Rob Dibble: I rank pitchers by how they perform in the post season. Until last year, I would not have put Johnson and Schilling in the same category as Glavine and Maddux or Clemens and Pedro. I hate to be vain, but championships give you more credibility. I love Miller and Oswalt but they have to succeed in the post season. For this reason, see: Bert Blyleven. Bert should be in the hall of fame with his 287 wins. But people say, because of his lack of post season stats, the 287 wins aren't that big... In that case I disagree, but overall people want to see pressure situations.

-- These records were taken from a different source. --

#ifndef TF_MESH_WAVES
#define TF_MESH_WAVES 6
#endif
template <int NT, bool DBG = false>
__global__ __launch_bounds__(NT, TF_MESH_WAVES) void k_mesh(VolumeDev v, const uint32_t* __restrict__ surv, uint32_t* __restrict__ cnt,
                                                 uint32_t* __restrict__ cnt_next, uint32_t cap_sh,
                                                 uint32_t epoch, float res, uint32_t simplified, uint32_t dbg,
                                                 int rearm) {
  __shared__ MeshSh<NT> sh;
  extern __shared__ uint16_t vlist[];
  const int t = threadIdx.x, lane = t & 63;
  uint32_t n_rows = 0, excl_l = 0, incl_l = 0;
  {
    uint32_t my_n = cnt[(lane & 31) * 16 + (lane >> 5)];
    if (my_n > cap_sh) my_n = cap_sh;
    uint32_t incl = my_n;
#pragma unroll
    for (int o = 1; o < 64; o <<= 1) {
      const uint32_t u = (uint32_t)__shfl_up((int)incl, o);
      if (lane >= o) incl += u;
    }
    n_rows = (uint32_t)__builtin_amdgcn_readfirstlane(__shfl((int)incl, 63));
    const uint32_t r0 = blockIdx.x;
    const uint32_t sh0 = (uint32_t)__popcll(__ballot(incl <= r0));
    incl_l = (uint32_t)__builtin_amdgcn_readfirstlane(__shfl((int)incl, (int)(sh0 & 63u)));
    excl_l = incl_l - (uint32_t)__builtin_amdgcn_readfirstlane(__shfl((int)my_n, (int)(sh0 & 63u)));
    incl_l = (uint32_t)__builtin_amdgcn_readfirstlane((int)sh0);
  }
  if (blockIdx.x == 0 && t < (int)kMeshShards) { cnt_next[t * 16] = 0u; cnt_next[t * 16 + 1] = 0u; cnt_next[(kMeshShards + t) * 16] = 0u; cnt_next[(kMeshShards + t) * 16 + 1] = 0u; cnt_next[(2 * kMeshShards + t) * 16] = 0u; }
  if (blockIdx.x < kMeshShards) {
    uint32_t n_reset = cnt[(2u * kMeshShards + blockIdx.x) * 16u];
    if (n_reset > cap_sh) n_reset = cap_sh;
    for (uint32_t i = (uint32_t)t; i < n_reset; i += NT) {
      const int4 e = v.reset_list[(size_t)blockIdx.x * cap_sh + i];
      filter_reset_record(v, (uint32_t)e.w, make_int4(e.x, e.y, e.z, 0), epoch, rearm >= 0 ? (rearm ^ 1) : -1);
    }
  }
  const float half = res * 0.5f;
  if (rearm >= 0 && blockIdx.x == 0 && t == 0) {
    AtlasCtl::Set* O = &v.actl->set[rearm];
    O->n_work = 0; O->n_cand = 0; O->n_patch = 0; O->slots_base = 0ull;
    v.actl->set[rearm ^ 1].slots_base = v.actl->n_slots;
  }
  if (rearm >= 0 && blockIdx.x == 0 && t < (int)kMeshShards) {
    v.patch_cnt[((rearm & 1) * kMeshShards + t) * 16] = 0u;
    v.wl_cnt[((rearm & 1) * kMeshShards + t) * 16] = 0u;
  }
  if (DBG && dbg == 9) mesh_stamp(v, blockIdx.x, 0);
  for (uint32_t r = blockIdx.x; r < n_rows; r += gridDim.x) {
    uint32_t shard, own;
    int4 id;
    float2 a[512 / NT];
    {
      shard = incl_l;
      uint32_t idx = r - excl_l;
      if (r != blockIdx.x) {
        uint32_t my_n = cnt[(lane & 31) * 16 + (lane >> 5)];
        if (my_n > cap_sh) my_n = cap_sh;
        uint32_t incl = my_n;
#pragma unroll
        for (int o = 1; o < 64; o <<= 1) {
          const uint32_t u = (uint32_t)__shfl_up((int)incl, o);
          if (lane >= o) incl += u;
        }
        shard = (uint32_t)__builtin_amdgcn_readfirstlane((int)__popcll(__ballot(incl <= r)));
        idx = r - (uint32_t)__builtin_amdgcn_readfirstlane(__shfl((int)incl, (int)(shard & 63u)) - __shfl((int)my_n, (int)(shard & 63u)));
      }
      if (shard >= kMeshShards) { shard -= kMeshShards; idx = cap_sh - 1u - idx; }
      const size_t row = (size_t)shard * cap_sh + idx;
      own = surv[32 * row + 13];
      id = make_int4((int)surv[32 * row + 27], (int)surv[32 * row + 28], (int)surv[32 * row + 29], 0);
#pragma unroll
      for (int j = 0; j < 512 / NT; ++j) a[j] = v.tsdf[(size_t)own * kChunkVoxels + j * NT + t];
      __syncthreads();
      if (t < 27) sh.nslot[t] = surv[32 * row + t];
    }
    int t_ = threadIdx.x;
    asm volatile("" : "+v"(t_));
    const int t = t_, lane = t & 63, w = t >> 6;
    MeshRec* rec = &v.mesh_rec[own];
    unsigned long long htab[(kHalo + NT - 1) / NT];
#pragma unroll
    for (int j = 0; j < (kHalo + NT - 1) / NT; ++j) htab[j] = (j * NT + t < kHalo) ? d_mesh_tabs.halo[j * NT + t] : ~0ull;
    if (DBG && dbg == 9) mesh_stamp(v, r, 1);
    if (t == 0) { sh.nv = 0; sh.nt = 0; sh.adj = 0; sh.ncell = 0; }
    if (t == NT - 64) { sh.rstate = rec->state; sh.rblock = rec->block; sh.rtexloc = rec->texloc; sh.rpress = blk_pressure(v); }
    if (DBG && dbg == 1) continue;
#pragma unroll
    for (int j = 0; j < 512 / NT; ++j) {
      const int q = j * NT + t;
      const int x0 = q & 7, y0 = (q >> 3) & 7, z0 = q >> 6;
      sh.S[ridx(x0, y0, z0)] = a[j].x; sh.cflag[x0 + y0 * 9 + z0 * 81] = (a[j].y > 50.0f) ? kCfHeavy : 0u;
    }
    __syncthreads();
#pragma unroll
    for (int j = 0; j < (kHalo + NT - 1) / NT; ++j) {
      const unsigned long long e = htab[j];
      if (e == ~0ull) continue;
      const uint32_t s = sh.nslot[(uint32_t)(e >> 11) & 31u];
      float4 val = make_float4(999.0f, 0.0f, 999.0f, 0.0f);
      if (s != kInvalidSlot) val = reinterpret_cast<const float4*>(v.tsdf + (size_t)s * kChunkVoxels)[(uint32_t)(e >> 16) & 255u];
      const uint32_t r0 = (uint32_t)e & 2047u;
      if ((e >> 24) & 1ull) {
        sh.S[r0] = val.x;
        const uint32_t cf = (uint32_t)(e >> 26) & 1023u;
        if (cf) sh.cflag[cf - 1u] = (val.y > 50.0f) ? kCfHeavy : 0u;
      }
      if ((e >> 25) & 1ull) {
        sh.S[r0 + 1u] = val.z;
        const uint32_t cf = (uint32_t)(e >> 36) & 1023u;
        if (cf) sh.cflag[cf - 1u] = (val.w > 50.0f) ? kCfHeavy : 0u;
      }
    }
    __syncthreads();
    if (DBG && dbg == 9) mesh_stamp(v, r, 3);
    for (int c = t; c < 729; c += NT) {
      const int r = d_mesh_tabs.corner[c];
      const float xm = sh.S[r - 1], xp = sh.S[r + 1], ym = sh.S[r - kRS], yp = sh.S[r + kRS];
      const float zm = sh.S[r - kPS], zp = sh.S[r + kPS];
      uint32_t f = (xm < 1.0f ? 1u : 0u) | (xp < 1.0f ? 2u : 0u) | (ym < 1.0f ? 4u : 0u) | (yp < 1.0f ? 8u : 0u) |
                   (zm < 1.0f ? 16u : 0u) | (zp < 1.0f ? 32u : 0u);
      const float gx = xp - xm, gy = yp - ym, gz = zp - zm;
      const float yz = gy * gy + gz * gz;
      const float nrm = sqrtf(gx * gx + yz);
      if (!(nrm > res * 100.0f)) f |= kCfGradOk;
      sh.cflag[c] |= (uint8_t)f;
    }
    for (int i = t; i < (kEdgeSlots + 7) / 8; i += NT) sh.ownq[i] = 0u;
    __syncthreads();

    if (DBG && dbg == 2) continue;
    if (DBG && dbg == 9) mesh_stamp(v, r, 4);
    for (int cell = t; cell < 512; cell += NT) {
      const int x = cell & 7, y = (cell >> 3) & 7, z = cell >> 6;
      const int c0 = ridx(x, y, z);
      bool observed = true;
      int pos = 0, index = 0;
#pragma unroll
      for (int k = 0; k < 8; ++k) {
        const float s = sh.S[c0 + cox(k) + coy(k) * kRS + coz(k) * kPS];
        observed = observed && !(s > 1.0f);
        pos += (s > 0.0f) ? 1 : 0;
        index |= (0.0f > s) ? (1 << k) : 0;
      }
      sh.cinfo[cell] = 0;
      if (observed && (pos % 8) > 0 && index != 0 && index != 255)
        sh.clist[atomicAdd(&sh.ncell, 1u)] = (uint16_t)cell;
    }
    __syncthreads();
    if (t == 0 && sh.ncell) atomicAdd(&cnt[(kMeshShards + shard) * 16 + 1], 1u);
    for (uint32_t ci = t; ci < sh.ncell; ci += NT) {
      const int cell = sh.clist[ci];
      const int x = cell & 7, y = (cell >> 3) & 7, z = cell >> 6;
      const int c0 = ridx(x, y, z);
      float cube[8];
      int index = 0;
#pragma unroll
      for (int k = 0; k < 8; ++k) {
        const float s = sh.S[c0 + cox(k) + coy(k) * kRS + coz(k) * kPS];
        cube[k] = s;
        index |= (0.0f > s) ? (1 << k) : 0;
      }
      const unsigned long long row = d_mc_tri[index];
      uint32_t valid = 0;
      const int cf0 = x + y * 9 + z * 81;
#pragma unroll
      for (int e = 0; e < 12; ++e) {
        const int e0 = (int)((0x321076543210ull >> (4 * e)) & 0xF), e1 = (int)((0x765447650321ull >> (4 * e)) & 0xF);
        const float s0 = cube[e0], s1 = cube[e1];
        const bool far = fabsf(s0) > fabsf(s1);
        const int ko = far ? (cox(e1) + coy(e1) * 9 + coz(e1) * 81) : (cox(e0) + coy(e0) * 9 + coz(e0) * 81);
        const uint32_t need0 = kCfHeavy | kCfGradOk | (1u << cox(e0)) | (4u << coy(e0)) | (16u << coz(e0));
        const uint32_t need1 = kCfHeavy | kCfGradOk | (1u << cox(e1)) | (4u << coy(e1)) | (16u << coz(e1));
        const uint32_t need = far ? need1 : need0;
        if (s0 * s1 < 0.0f) {
          const uint32_t have = sh.cflag[cf0 + ko];
          if ((have & need) == need) valid |= 1u << e;
        }
      }
      uint32_t ntri = 0, used = 0;
#pragma unroll 1
      for (int col = 0; col < 15; col += 3) {
        const int s0 = (int)((row >> (4 * col)) & 0xF);
        if (s0 == 0xF) break;
        const int s1 = (int)((row >> (4 * col + 4)) & 0xF), s2 = (int)((row >> (4 * col + 8)) & 0xF);
        if (!((valid >> s0) & (valid >> s1) & (valid >> s2) & 1u)) continue;
        ++ntri;
        used |= (1u << s0) | (1u << s1) | (1u << s2);
      }
      for (uint32_t u = used; u; u &= u - 1) {
        const int e = __builtin_ctz(u);
        const int m = edge_slot(x, y, z, e);
        atomicOr(&sh.ownq[m >> 3], 1u << (4 * (m & 7) + edge_q(e)));
      }
      sh.cinfo[cell] = (uint16_t)(used | (ntri << 12));
      sh.cidx[cell] = (uint8_t)index;
    }
    __syncthreads();

    if (DBG && dbg == 3) continue;
    if (DBG && dbg == 9) mesh_stamp(v, r, 5);
    {
      constexpr int kEpt = 2304 / NT, kCpt = 512 / NT;
      const int first = t * kEpt;
      unsigned long long usedm = 0;
      {
        constexpr int kWords = (kEpt * 4 + 31) / 32 + 1;
        const int w0 = first >> 3, sh0 = 4 * (first & 7);
#pragma unroll
        for (int q = 0; q < kWords; ++q) {
          const int wi = w0 + q;
          uint32_t x = wi < (kEdgeSlots + 7) / 8 ? sh.ownq[wi] : 0u;
          x |= x >> 1; x |= x >> 2; x &= 0x11111111u;
          x = (x | (x >> 3)) & 0x03030303u;
          x = (x | (x >> 6)) & 0x000F000Fu;
          x = (x | (x >> 12)) & 0xFFu;
          usedm |= (unsigned long long)x << (8 * q);
        }
        usedm >>= (sh0 >> 2);
        usedm &= (1ull << kEpt) - 1ull;
        const int left = kEdgeSlots - first;
        if (left < kEpt) usedm = left > 0 ? (usedm & ((1ull << left) - 1ull)) : 0ull;
      }
      const uint32_t cnt = (uint32_t)__popcll(usedm);
      uint32_t tc = 0;
#pragma unroll
      for (int j = 0; j < kCpt; ++j) tc += (uint32_t)sh.cinfo[kCpt * t + j] >> 12;
      uint32_t pk = cnt | (tc << 16);
      uint32_t inc = pk;
#pragma unroll
      for (int o = 1; o < 64; o <<= 1) {
        const uint32_t u = __shfl_up(inc, o);
        if (lane >= o) inc += u;
      }
      if (lane == 63) sh.wsum[w] = inc;
      __syncthreads();
      uint32_t before = 0, total = 0;
      for (int k = 0; k < NT / 64; ++k) {
        if (k < w) before += sh.wsum[k];
        total += sh.wsum[k];
      }
      if (t == 0) sh.ovf = mesh_block_for(v, sh.rblock, total & 0xFFFFu, total >> 16, sh.rpress);
      __syncthreads();
      const uint32_t ovf_blk = sh.ovf;
      uint16_t* const gvl = (ovf_blk != kBlkFail && (ovf_blk & kBlkLarge)) ? v.ovf_vlist + (size_t)((ovf_blk & ~kBlkLarge) - 1u) * kOvfCV : nullptr;
      const uint32_t excl = before + inc - pk;
      uint32_t r = excl & 0xFFFFu;
      sh.rbase[t] = (uint16_t)r;
      sh.rmask[t] = usedm;
      for (unsigned long long u = usedm; u; u &= u - 1ull) {
        const int m = first + (int)__builtin_ctzll(u);
        if (gvl) { if (r < (uint32_t)kOvfCV) gvl[r] = (uint16_t)m; }
        else if (r < v.mesh_cv) vlist[r] = (uint16_t)m;
        ++r;
      }
      uint32_t t0 = excl >> 16;
#pragma unroll
      for (int j = 0; j < kCpt; ++j) {
        sh.toff[kCpt * t + j] = (uint16_t)t0;
        t0 += (uint32_t)sh.cinfo[kCpt * t + j] >> 12;
      }
      if (t == 0) { sh.nv = total & 0xFFFFu; sh.nt = total >> 16; }
    }
    __syncthreads();
    const uint32_t nv = sh.nv, nt = sh.nt;
    const uint32_t ovf = sh.ovf;
    if (ovf == kBlkFail) {
      if (t == 0) {
        atomicOr(&v.vctl->status, kStMeshFull);
        const uint32_t was = sh.rstate & kMsInMap;
        rec->nv = 0; rec->nt = 0; rec->state = was | kMsOverflow; rec->epoch = epoch;
        if (rearm >= 0 && was) patch_list_append(v, rearm ^ 1, shard, id, own, sh.rtexloc, sh.rblock);
      }
      __syncthreads();
      continue;
    }
    const uint16_t* const gvlist = (ovf & kBlkLarge) ? v.ovf_vlist + (size_t)((ovf & ~kBlkLarge) - 1u) * kOvfCV : nullptr;

    if (DBG && dbg == 4) continue;
    if (DBG && dbg == 9) mesh_stamp(v, r, 6);
    const uint32_t inmap = (sh.rstate & kMsInMap) | (nv ? kMsInMap : 0u);
    if (t == NT - 64) {
      mesh_block_settle(v, sh.rblock, ovf);
      if (rearm >= 0 && inmap) patch_list_append(v, rearm ^ 1, shard, id, own, sh.rtexloc, ovf);
    }
    const float org[3] = {(float)(8 * id.x) * res, (float)(8 * id.y) * res, (float)(8 * id.z) * res};
    uint32_t adj = 0;
    for (uint32_t i = t; i < nv; i += NT) {
      const int m = gvlist ? gvlist[i] : vlist[i];
      const int cell = owner_cell(m, __builtin_ctz((sh.ownq[m >> 3] >> (4 * (m & 7))) & 0xFu));
      const int x = cell & 7, y = (cell >> 3) & 7, z = cell >> 6;
      const int ax = m % 3, b = m / 3;
      const int bx = b % 9, by = (b / 9) % 9, bz = b / 81;
      const int e = edge_of_slot(ax, bx - x, by - y, bz - z);
      const int e0 = edge_c0(e), e1 = edge_c1(e);
      const float s0 = sh.S[ridx(x + cox(e0), y + coy(e0), z + coz(e0))];
      const float s1 = sh.S[ridx(x + cox(e1), y + coy(e1), z + coz(e1))];
      const float tt = s0 / (s0 - s1);
      const int o0[3] = {cox(e0), coy(e0), coz(e0)}, o1[3] = {cox(e1), coy(e1), coz(e1)};
      const int cc[3] = {x, y, z};
      float pv[3];
#pragma unroll
      for (int a = 0; a < 3; ++a) {
        const float p0 = (float)o0[a] * res, p1 = (float)o1[a] * res;
        const float ev = p0 + tt * (p1 - p0);
        const float origin = org[a] + ((float)cc[a] * res + half);
        pv[a] = ev + origin;
      }
      const int k = (fabsf(s0) > fabsf(s1)) ? e1 : e0;
      const int px = x + cox(k), py = y + coy(k), pz = z + coz(k);
      float g[3];
      gradient_at(sh.S, px, py, pz, cox(k), coy(k), coz(k), res, g);
      const uint32_t cs = sh.nslot[((px + 8) >> 3) + ((py + 8) >> 3) * 3 + ((pz + 8) >> 3) * 9];
      const ushort4 c4 = v.color[(size_t)cs * kChunkVoxels + (px & 7) + (py & 7) * 8 + (pz & 7) * 64];
      float col[3] = {1.0f, 1.0f, 1.0f};
      const float cw = (float)c4.w;
      if (cw > 0.0f) {
        col[0] = ((float)c4.x / 255.0f) / cw;
        col[1] = ((float)c4.y / 255.0f) / cw;
        col[2] = ((float)c4.z / 255.0f) / cw;
      }
#pragma unroll
      for (int a = 0; a < 3; ++a) {
        mesh_plane(v, ovf, kMpPos + a)[i] = pv[a];
        mesh_plane(v, ovf, kMpNrm + a)[i] = g[a];
        mesh_plane(v, ovf, kMpCol + a)[i] = col[a];
        const int gp = (int)floorf((pv[a] - org[a]) / (res * 1.0f));
        if (gp >= 8) adj |= 1u << (2 * a + 1);
        if (gp <= 0) adj |= 1u << (2 * a);
      }
    }
    if (adj) atomicOr(&sh.adj, adj);
    if (DBG && dbg == 9) mesh_stamp(v, r, 7);
    for (uint32_t ci = (uint32_t)(NT - 1 - t); ci < sh.ncell; ci += NT) {
      const int cell = sh.clist[ci];
      const uint32_t info = sh.cinfo[cell];
      if (!(info >> 12)) continue;
      const int x = cell & 7, y = (cell >> 3) & 7, z = cell >> 6;
      const unsigned long long row = d_mc_tri[sh.cidx[cell]];
      const uint32_t valid = info & 0xFFFu;
      uint32_t o = sh.toff[cell];
      for (int col = 0; col < 15; col += 3) {
        const int s0 = (int)((row >> (4 * col)) & 0xF);
        if (s0 == 0xF) break;
        const int s1 = (int)((row >> (4 * col + 4)) & 0xF), s2 = (int)((row >> (4 * col + 8)) & 0xF);
        if (!((valid >> s0) & (valid >> s1) & (valid >> s2) & 1u)) continue;
        constexpr int kEptT = 2304 / NT;
        auto ref_of = [&](int m) {
          const int tt = m / kEptT, j = m - tt * kEptT;
          return (uint16_t)(sh.rbase[tt] + (uint32_t)__popcll(sh.rmask[tt] & ((1ull << j) - 1ull)));
        };
        tri_plane(v, ovf, 0)[o] = ref_of(edge_slot(x, y, z, s2));
        tri_plane(v, ovf, 1)[o] = ref_of(edge_slot(x, y, z, s1));
        tri_plane(v, ovf, 2)[o] = ref_of(edge_slot(x, y, z, s0));
        ++o;
      }
    }
    __syncthreads();
    if (t == 0) {
      rec->nv = (uint16_t)nv; rec->nt = (uint16_t)nt; rec->epoch = epoch; rec->block = ovf;
      rec->state = inmap | (sh.adj << kMsAdjShift) | (inmap ? simplified : 0u);
    }
    __syncthreads();
    if (DBG && dbg == 9) mesh_stamp(v, r, 8);
  }
}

[Mike: Well, Dibbs, I rate pitchers by their performances on full moons. And I have found that Glendon Rousch and Esteben Loaiza are tops. By the way, I think this Clemens guy is overrated. He'll never last.]
Bill (NJ): Dibbs, do the Angels have the horses to get to the post-season, or do you think they'll fade?
Rob Dibble: I love the Angels. Forget about their good offense and defense. The rotation pitches deep into ball games and takes pressure off of their bullpen. I think they'll keep it going into the playoffs... Skipper Mike Scioscia has been to the playoffs before. He knows what to expect. Garrett Anderson and David Eckstein don't get much attention but they've played great all year.
[Mike: Garrett Anderson gets more attention than better players on the team (Tim Salmon and Jarrod Washburn to name two). He's one of the most overrated players in baseball.]
The Ugly
Shaun (Boston, MA): Hey Joe. I have more of a comment then a quesion! If the MLB decides to go on strike, why dont they get replacement players? I would love to play in Fenway Park, man I would do it for free!
Joe Morgan: That's a good statement. Everyone thinks about how much the players make and all that. Every player has played for free longer than he has been paid for it. I played longer for free, and I played in the majors for 20 years. In the majors, you only see the finished product.
[Mike: Joe, I know, you're in the fray. You want to make a point, but you played for free longer than you got paid? You started playing professionally in 1963 at the age of 20. Your career lasted 22 seasons. Unless you started playing for free two years before you were born, I think you kind of exaggerated.]
Mike (Milwaukee): Hey, I was curious as to how you felt about Bud Selig's methods of running the league. Also, do you think we will ever see another commissioner that was once an owner or otherwise affiliated with a certain ball club?
Joe Morgan: I think you might see that happen again because the owners feel like Bud is one of them. And they are making gains in these negotiations. They will view him as someone who has helped them. The biggest mistake I've ever seen anyone make is when Bud said two teams may not make payroll.
[Mike: Woah, Joe, did you have a flashback there in the middle of your point? Selig is well liked by the other owners. OK. Let's leave it as that.]